Source data:

struct PostCtx : RssmDims {
  RssmActs a; GruStack gk;
  const float* const* p; hipStream_t st; void* ws; size_t skb;
  const uint8_t* reset; const float* u; const int32_t* forced; float *feat, *post; int32_t* idx;
  bool fuse_ln, fuse_sample;
  float* wzt;
  float *zinf, *x1f, *hinf, *hf, *x2f;
  float* psync; size_t psync_floats;

  int plan(size_t ws_bytes) {
    const bool stacked = gk.L > 1;
    const bool normed = p[DM_RSSM_IN_G] != nullptr;
    DM_REQUIRE((p[DM_RSSM_POST_G] != nullptr) == normed && (p[DM_RSSM_PRIOR_G] != nullptr) == normed, DM_E_NULL,
               "rssm: the cell's three norms must be all LayerNorm or all NoNorm");
    fuse_ln = normed && !stacked && !gauss && dm_skinny_ln_ok(B, 3 * D, Hd) && dm_skinny_ln_ok(B, ZP, Hd) &&
              (ZP >= 64 * 1024 / Hd);
    fuse_sample = fuse_ln && C == 32 && (Z & 31) == 0 && (F & 3) == 0 && (D & 3) == 0 &&
                  (((uintptr_t)feat | (uintptr_t)a.zin) & 15) == 0;
    DmArena ar(ws, ws_bytes);
    ar.take(DM_SPLITK_FLOATS);
    if (!gauss && idx && T > 1 && dm_z_embed_ok(Hd)) {
      const size_t mark = ar.off;
      float* w = ar.take((size_t)Z * Hd);
      if (ar.ok) wzt = w;
      else { ar.off = mark; ar.ok = true; }
    }
    if (fuse_sample && kind == 0 && B <= 64) {
      float* f0 = ar.take(dm_frag_floats(Z)); float* f1 = ar.take(dm_frag_floats(Hd)); float* f2 = ar.take(dm_frag_floats(D));
      float* f3 = ar.take(dm_frag_floats(D)); float* f4 = ar.take(dm_frag_floats(Hd));
      if (ar.ok) { zinf = f0; x1f = f1; hinf = f2; hf = f3; x2f = f4; }
    }
    if (normed && !stacked && !gauss && kind == 0 && wzt && idx && (F & 3) == 0 && T >= 3 && dm_rssm_lds_ok(B, D, Hd, S, C)) {
      psync_floats = dm_rssm_lds_ws_floats(B, D, Hd, S, C, T - 1);
      float* sy = ar.take(psync_floats);
      if (ar.ok) psync = sy;
      else ar.ok = true;
    }
    return DM_OK;
  }

  float* hin_next(int t) const { return t + 1 < T ? a.hin + (size_t)(t + 1) * B * D : nullptr; }
  float* zin_next(int t) const { return t + 1 < T ? a.zin + (size_t)(t + 1) * B * Z : nullptr; }
  const uint8_t* reset_next(int t) const { return t + 1 < T ? reset + (size_t)(t + 1) * B : nullptr; }

  int post_x1(int t, bool ln_z) const {
    const size_t r0 = (size_t)t * B;
    if (ln_z)
      return dm_z_embed_launch(B, Hd, S, C, idx + (r0 - B) * S, reset + r0, wzt, p[DM_RSSM_Z_B], a.ea + r0 * Hd, Hd, nullptr,
                               nullptr, a.x1 + r0 * Hd, Hd, nullptr, p[DM_RSSM_IN_G], p[DM_RSSM_IN_B], 1e-3f, a.za + r0 * Hd, Hd,
                               st, x1f, a.st1 + r0 * 2);
    if (wzt && t > 0)
      return dm_z_embed_launch(B, Hd, S, C, idx + (r0 - B) * S, reset + r0, wzt, p[DM_RSSM_Z_B], a.ea + r0 * Hd, Hd, nullptr,
                               nullptr, a.x1 + r0 * Hd, Hd, x1f, nullptr, nullptr, 0.f, nullptr, 0, st);
    DmGemm q = linear_q(B, Hd, Z, a.zin + r0 * Z, Z, p[DM_RSSM_Z_W], p[DM_RSSM_Z_B], a.ea + r0 * Hd, Hd, a.x1 + r0 * Hd, Hd);
    q.A_frag = zinf; q.C_frag = x1f;
    return dm_gemm_launch(q, ws, skb, st);
  }
  int post_cell(int t, bool prologue) const {
    const size_t r0 = (size_t)t * B;
    const float* hin = a.hin + r0 * D;
    DmGemm gi_q = linear_q(B, 3 * D, Hd, (prologue ? a.x1 : a.za) + r0 * Hd, Hd, p[DM_RSSM_GRU_WIH], p[DM_RSSM_GRU_BIH], nullptr, 0,
                           a.gi + r0 * 3 * D, 3 * D);
    if (prologue) { gi_q.ln_g = p[DM_RSSM_IN_G]; gi_q.ln_b = p[DM_RSSM_IN_B]; gi_q.ln_eps = 1e-3f; }
    gi_q.A_frag = x1f;
    DmGemm gh_q = linear_q(B, 3 * D, D, hin, D, p[DM_RSSM_GRU_WHH], p[DM_RSSM_GRU_BHH], nullptr, 0, a.gh + r0 * 3 * D, 3 * D);
    gh_q.A_frag = hinf;
    DM_TRY(dm_gemm_pair_launch(gi_q, gh_q, ws, skb, st));
    if (kind == 0)
      return dm_gru_gates_fwd_launch(B, D, a.gi + r0 * 3 * D, a.gh + r0 * 3 * D, hin, D, feat + r0 * F, F, hin_next(t),
                                     reset_next(t), hf, t + 1 < T ? hinf : nullptr, st);
    return dm_gru_norm_fwd_launch(kind, B, D, a.gi + r0 * 3 * D, a.gh + r0 * 3 * D, hin, D, gk.lng[0], gk.lnb[0], feat + r0 * F, F,
// ... 167 lines not shown
    dx1s = fuse_b ? dx1_w : dx1;
    const int ls = gk.ls;
    int n = 0;
    wg[n++] = {dpost, ZP, ZP, a.pin, Hd, Hd, g[DM_RSSM_POST_W]};
    wg[n++] = {dx2s, Hd, Hd, feat, F, D, g[DM_RSSM_POST_H_W]};
    wg[n++] = {dx2s, Hd, Hd, embed, E, E, g[DM_RSSM_POST_E_W]};
    for (int i = 0; i < gk.L; ++i) {
      wg[n++] = {dgi + 3 * ls * i, 3 * D, 3 * ls, i == 0 ? a.za : feat + (size_t)(i - 1) * ls, i == 0 ? Hd : F, i == 0 ? Hd : ls,
                 gk.g_wih[i]};
      wg[n++] = {dgh + 3 * ls * i, 3 * D, 3 * ls, a.hin + i * ls, D, ls, gk.g_whh[i]};
    }
    wg[n++] = {dx1s, Hd, Hd, a.zin, Z, Z, g[DM_RSSM_Z_W]};
    wg[n++] = {dx1s, Hd, Hd, action, A, A, g[DM_RSSM_A_W]};
    nwg = n;
    return DM_OK;
  }
  int wgrads(int first, int count, size_t c0, int rows, int accum) const {
    for (const Wgrad* w = wg + first; w < wg + first + count; ++w)
      DM_TRY(wgrad(sw, sk_w, skb, rows, w->nout, w->kin, w->dy + c0 * w->lddy, w->lddy, w->x + c0 * w->ldx, w->ldx, w->dW, accum));
    return DM_OK;
  }
  int side_chunk(int t) {
    if (gk.L > 1 || next_chunk < 0 || t != (int)((long long)T * next_chunk / nchunk)) return DM_OK;
    const int k = next_chunk--;
    const int t0 = (int)((long long)T * k / nchunk), t1 = (int)((long long)T * (k + 1) / nchunk);
    const size_t c0 = (size_t)t0 * B;
    const int rows = (t1 - t0) * B;
    DM_TRY(dm_wgrad_side_fork(st, sw));
    if (fuse_b) {
      DM_TRY(post_norm_bwd(c0, rows, dx2_w, sw));
      DM_TRY(in_norm_bwd(c0, rows, dx1_w, sw));
    }
    return wgrads(0, nwg, c0, rows, k != nchunk - 1);
  }
  int post_norm_bwd(size_t c0, int rows, float* dx, hipStream_t s) const {
    return norm_elu_bwd_dx(rows, Hd, a.x2 + c0 * Hd, Hd, a.pin + c0 * Hd, Hd, a.st2 + c0 * 2, p[DM_RSSM_POST_G], dpin + c0 * Hd, Hd,
                           dx + c0 * Hd, Hd, s);
  }
  int in_norm_bwd(size_t c0, int rows, float* dx, hipStream_t s) const {
    return norm_elu_bwd_dx(rows, Hd, a.x1 + c0 * Hd, Hd, a.za + c0 * Hd, Hd, a.st1 + c0 * 2, p[DM_RSSM_IN_G], dza + c0 * Hd, Hd,
                           dx + c0 * Hd, Hd, s);
  }

  struct Rows { size_t r0; float *dft, *dpt, *dprev; const uint8_t* rz; };
  Rows rows_of(int t) const {
    const size_t r0 = (size_t)t * B;
    return {r0, dfeat + r0 * F, dpost + r0 * ZP, t > 0 ? dfeat + (r0 - B) * F : nullptr, reset + r0};
  }
  DmGemm dprev_h(const Rows& r) const {
    DmGemm q = dgrad_t_q(B, 3 * D, D, dgh + r.r0 * 3 * D, 3 * D, wt_hh, r.dprev, F, 1, r.rz);
    q.A_frag = dghf;
    return q;
  }
  struct Ln {
    const float *x, *stats, *gamma, *beta;
    float *dy, *gx, *frag, *ps;
    const float *xw, *cs; int ldxw;
  };
  DmGemm make_dy(const Ln& n, bool folded, int K, const float* A_, const float* A_frag, const float* Wt) const {
    DmGemm q = dgrad_t_q(B, K, Hd, A_, K, Wt, n.dy, Hd, 0, nullptr);
    q.A_frag = A_frag;
    if (folded) {
      q.eg_x = n.x; q.eg_ldx = Hd; q.eg_stats = n.stats; q.eg_gamma = n.gamma; q.eg_beta = n.beta;
      q.eg_G = n.gx; q.eg_ldg = Hd; q.eg_Gf = n.frag; q.eg_ps = n.ps;
    } else {
      q.C_frag = n.frag;
    }
    return q;
  }
  DmGemm use_dx(const Ln& n, bool folded, int N_, const float* Wt, float* C_, const uint8_t* rz) const {
    DmGemm q = dgrad_t_q(B, Hd, N_, folded ? n.gx : n.dy, Hd, Wt, C_, F, 1, rz);
    q.A_frag = n.frag;
    if (folded) {
      q.lnf_ps = n.ps; q.lnf_nps = nstrip; q.lnf_stats = n.stats; q.lnf_xw = n.xw; q.lnf_ldxw = n.ldxw; q.lnf_cs = n.cs;
    } else {
      q.ln_g = n.gamma; q.ln_b = n.beta; q.lnb_x = n.x; q.lnb_ldx = Hd; q.lnb_stats = n.stats;
    }
    return q;
  }

  int bptt_step_fused(int t) const {
    const Rows r = rows_of(t);
    const size_t r0 = r.r0;
    const Ln post_n = {a.x2 + r0 * Hd, a.st2 + r0 * 2, p[DM_RSSM_POST_G], p[DM_RSSM_POST_B], dpin + r0 * Hd, dx2 + r0 * Hd, dpinf,
                       eps2, fold ? xw2 + r0 * D : nullptr, cs2, D};
    const Ln in_n = {a.x1 + r0 * Hd, a.st1 + r0 * 2, p[DM_RSSM_IN_G], p[DM_RSSM_IN_B], dza + r0 * Hd, dx1 + r0 * Hd, dzaf,
                     eps1, fold ? xwz + r0 * Z : nullptr, csz, Z};
    if (!(fold_sm && t < T - 1)) DM_TRY(dm_st_softmax_bwd_launch(B, S, C, post + r0 * ZP, ZP, r.dft + D, F, r.dpt, ZP, 1, st));
    DM_TRY(dm_gemm_launch(make_dy(post_n, fold, ZP, r.dpt, nullptr, wt_post), sk, skb, st));
    DmGatesBwd gb;
    gb.gi = a.gi + r0 * 3 * D; gb.gh = a.gh + r0 * 3 * D; gb.h_in = a.hin + r0 * D; gb.ldh = D; gb.D = D;
    gb.dgi = dgi + r0 * 3 * D; gb.dgh = dgh + r0 * 3 * D; gb.dprev = r.dprev; gb.ldp = F; gb.row_zero = r.rz;
    gb.dgi_frag = dgif; gb.dgh_frag = dghf;
    DmGemm q4 = use_dx(post_n, fold, D, wt_post_h, r.dft, nullptr);
    q4.gates = &gb;
    DM_TRY(dm_gemm_launch(q4, sk, skb, st));
    DM_TRY(dm_gemm_launch(make_dy(in_n, fold, 3 * D, dgi + r0 * 3 * D, dgif, wt_ih), sk, skb, st));
    if (t == 0) return DM_OK;
    DmGemm qz = use_dx(in_n, fold, Z, wt_z, r.dprev + D, r.rz);
    if (fold_sm) { qz.sm_logits = post + (r0 - B) * ZP; qz.sm_ld = ZP; qz.sm_dlogits = dpost + (r0 - B) * ZP; qz.sm_ldd = ZP; }
    return dm_gemm_pair_launch(dprev_h(r), qz, sk, skb, st);
  }

  int post_branch(const Rows& r) const {
    const size_t r0 = r.r0;
    if (gauss) DM_TRY(dm_gauss_sample_bwd_launch(B, S, post + r0 * ZP, ZP, feat + r0 * F + D, F, r.dft + D, F, r.dpt, ZP, 1, st));
    else DM_TRY(dm_st_softmax_bwd_launch(B, S, C, post + r0 * ZP, ZP, r.dft + D, F, r.dpt, ZP, 1, st));
    DM_TRY(dgrad_t(st, sk, skb, B, ZP, Hd, r.dpt, ZP, wt_post, dpin + r0 * Hd, Hd, 0, nullptr));
    DM_TRY(post_norm_bwd(r0, B, dx2, st));
    return dgrad_t(st, sk, skb, B, Hd, D, dx2 + r0 * Hd, Hd, wt_post_h, r.dft, F, 1, nullptr);
  }
  int bptt_step_single(int t) const {
    const Rows r = rows_of(t);
    const size_t r0 = r.r0;
    DM_TRY(post_branch(r));
    if (kind == 0)
      DM_TRY(dm_gru_gates_bwd_launch(B, D, a.gi + r0 * 3 * D, a.gh + r0 * 3 * D, a.hin + r0 * D, D, r.dft, F, dgi + r0 * 3 * D,
                                     dgh + r0 * 3 * D, r.dprev, F, 1, r.rz, st));
    else
      DM_TRY(dm_gru_norm_bwd_launch(kind, B, D, a.gh + r0 * 3 * D, a.hin + r0 * D, D, a.gs + r0 * 3 * D, a.gst + r0 * 6, gk.lng[0],
                                    gk.lnb[0], r.dft, F, dgi + r0 * 3 * D, dgh + r0 * 3 * D, dgl + r0 * 3 * D, r.dprev, F, r.rz, st));
    DM_TRY(dgrad_t(st, sk, skb, B, 3 * D, Hd, dgi + r0 * 3 * D, 3 * D, wt_ih, dza + r0 * Hd, Hd, 0, nullptr));
    DM_TRY(in_norm_bwd(r0, B, dx1, st));
    if (t == 0) return DM_OK;
    return dm_gemm_pair_launch(dprev_h(r), dgrad_t_q(B, Hd, Z, dx1 + r0 * Hd, Hd, wt_z, r.dprev + D, F, 1, r.rz), sk, skb, st);
  }
  int bptt_step_stacked(int t) const {
    const Rows r = rows_of(t);
    const size_t r0 = r.r0;
    const int ls = gk.ls;
    float* dprev = r.dprev;
    DM_TRY(post_branch(r));
    for (int i = gk.L - 1; i >= 0; --i) {
      float* dgi_i = dgi + r0 * 3 * D + 3 * ls * i;
      float* dgh_i = dgh + r0 * 3 * D + 3 * ls * i;
      if (kind == 0)
        DM_TRY(dm_gru_gates_bwd_launch(B, ls, a.gi + r0 * 3 * D + 3 * ls * i, a.gh + r0 * 3 * D + 3 * ls * i,
                                       a.hin + r0 * D + i * ls, D, r.dft + i * ls, F, dgi_i, dgh_i,
                                       dprev ? dprev + i * ls : nullptr, F, 1, r.rz, st, 3 * D));
      else
        DM_TRY(dm_gru_norm_bwd_launch(kind, B, ls, a.gh + r0 * 3 * D + 3 * ls * i, a.hin + r0 * D + i * ls, D,
                                      a.gs + r0 * 3 * D + 3 * ls * i, a.gst + r0 * 6 * gk.L + 6 * i, gk.lng[i], gk.lnb[i],
                                      r.dft + i * ls, F, dgi_i, dgh_i, dgl + r0 * 3 * D + 3 * ls * i,
                                      dprev ? dprev + i * ls : nullptr, F, r.rz, st, 3 * D, 6 * gk.L));
      if (i > 0) DM_TRY(dgrad(st, sk, skb, B, 3 * ls, ls, dgi_i, 3 * D, gk.wih[i], r.dft + (i - 1) * ls, F, 1, nullptr));
      else DM_TRY(dgrad(st, sk, skb, B, 3 * ls, Hd, dgi_i, 3 * D, gk.wih[0], dza + r0 * Hd, Hd, 0, nullptr));
      if (dprev) DM_TRY(dgrad(st, sk, skb, B, 3 * ls, ls, dgh_i, 3 * D, gk.whh[i], dprev + i * ls, F, 1, r.rz));
    }
    DM_TRY(in_norm_bwd(r0, B, dx1, st));
    if (dprev) DM_TRY(dgrad_t(st, sk, skb, B, Hd, Z, dx1 + r0 * Hd, Hd, wt_z, dprev + D, F, 1, r.rz));
    return DM_OK;
  }

  int cell_param_grads(int i) const {
    const int ls = gk.ls;
    if (kind == 0) {
      DM_TRY(dm_colsum_launch(N, 3 * ls, dgi + 3 * ls * i, 3 * D, gk.g_bih[i], sk_w, skb, sw));
      return dm_colsum_launch(N, 3 * ls, dgh + 3 * ls * i, 3 * D, gk.g_bhh[i], sk_w, skb, sw);
    }
    DM_TRY(dm_gru_norm_param_grads_launch(kind, N, ls, a.gs + 3 * ls * i, a.gst + 6 * i, dgl + 3 * ls * i, lnpg, lnpb, sw, 3 * D,
                                          6 * gk.L));
    const int parts = kind == 1 ? 3 : 1;
    const size_t len = (size_t)(kind == 1 ? ls : 3 * ls) * sizeof(float);
    for (int q = 0; q < parts; ++q)
      if (hipMemcpyAsync(gk.g_lng[i][q], lnpg + (size_t)q * ls, len, hipMemcpyDeviceToDevice, sw) != hipSuccess ||
          hipMemcpyAsync(gk.g_lnb[i][q], lnpb + (size_t)q * ls, len, hipMemcpyDeviceToDevice, sw) != hipSuccess)
        return dm_fail(DM_E_HIP, "rssm_sequence_bwd: gradient copy failed");
    return DM_OK;
  }
  int param_tail() const {
    const int L = gk.L;
    const bool stacked = L > 1;
    if (stacked) DM_TRY(dm_wgrad_side_fork(st, sw));
    DM_TRY(dm_colsum_launch(N, ZP, dpost, ZP, g[DM_RSSM_POST_OB], sk_w, skb, sw));
    DM_TRY(norm_elu_bwd_params(N, Hd, a.x2, Hd, a.pin, Hd, a.st2, dpin, Hd, g[DM_RSSM_POST_G], g[DM_RSSM_POST_B], sk_w, skb, sw));
    DM_TRY(dm_colsum_launch(N, Hd, dx2s, Hd, g[DM_RSSM_POST_H_B], sk_w, skb, sw));
    if (stacked) DM_TRY(wgrads(0, 3, 0, N, 0));
    for (int i = 0; i < L; ++i) {
      if (stacked) DM_TRY(wgrads(3 + 2 * i, 2, 0, N, 0));
      DM_TRY(cell_param_grads(i));
    }
    DM_TRY(norm_elu_bwd_params(N, Hd, a.x1, Hd, a.za, Hd, a.st1, dza, Hd, g[DM_RSSM_IN_G], g[DM_RSSM_IN_B], sk_w, skb, sw));
    DM_TRY(dm_colsum_launch(N, Hd, dx1s, Hd, g[DM_RSSM_Z_B], sk_w, skb, sw));
    if (stacked) DM_TRY(wgrads(3 + 2 * L, 2, 0, N, 0));
    return dm_wgrad_side_mark(sw, st);
  }
};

◆ **Work to complete**
Taking the entries above, print exactly the lines starting at the line with "a.hin + r0 * D + i * ls, D, r.dft" and ending at the line with "a.gs + r0 * 3 * D +", both included.

◆ **Task output**
                                       a.hin + r0 * D + i * ls, D, r.dft + i * ls, F, dgi_i, dgh_i,
                                       dprev ? dprev + i * ls : nullptr, F, 1, r.rz, st, 3 * D));
      else
        DM_TRY(dm_gru_norm_bwd_launch(kind, B, ls, a.gh + r0 * 3 * D + 3 * ls * i, a.hin + r0 * D + i * ls, D,
                                      a.gs + r0 * 3 * D + 3 * ls * i, a.gst + r0 * 6 * gk.L + 6 * i, gk.lng[i], gk.lnb[i],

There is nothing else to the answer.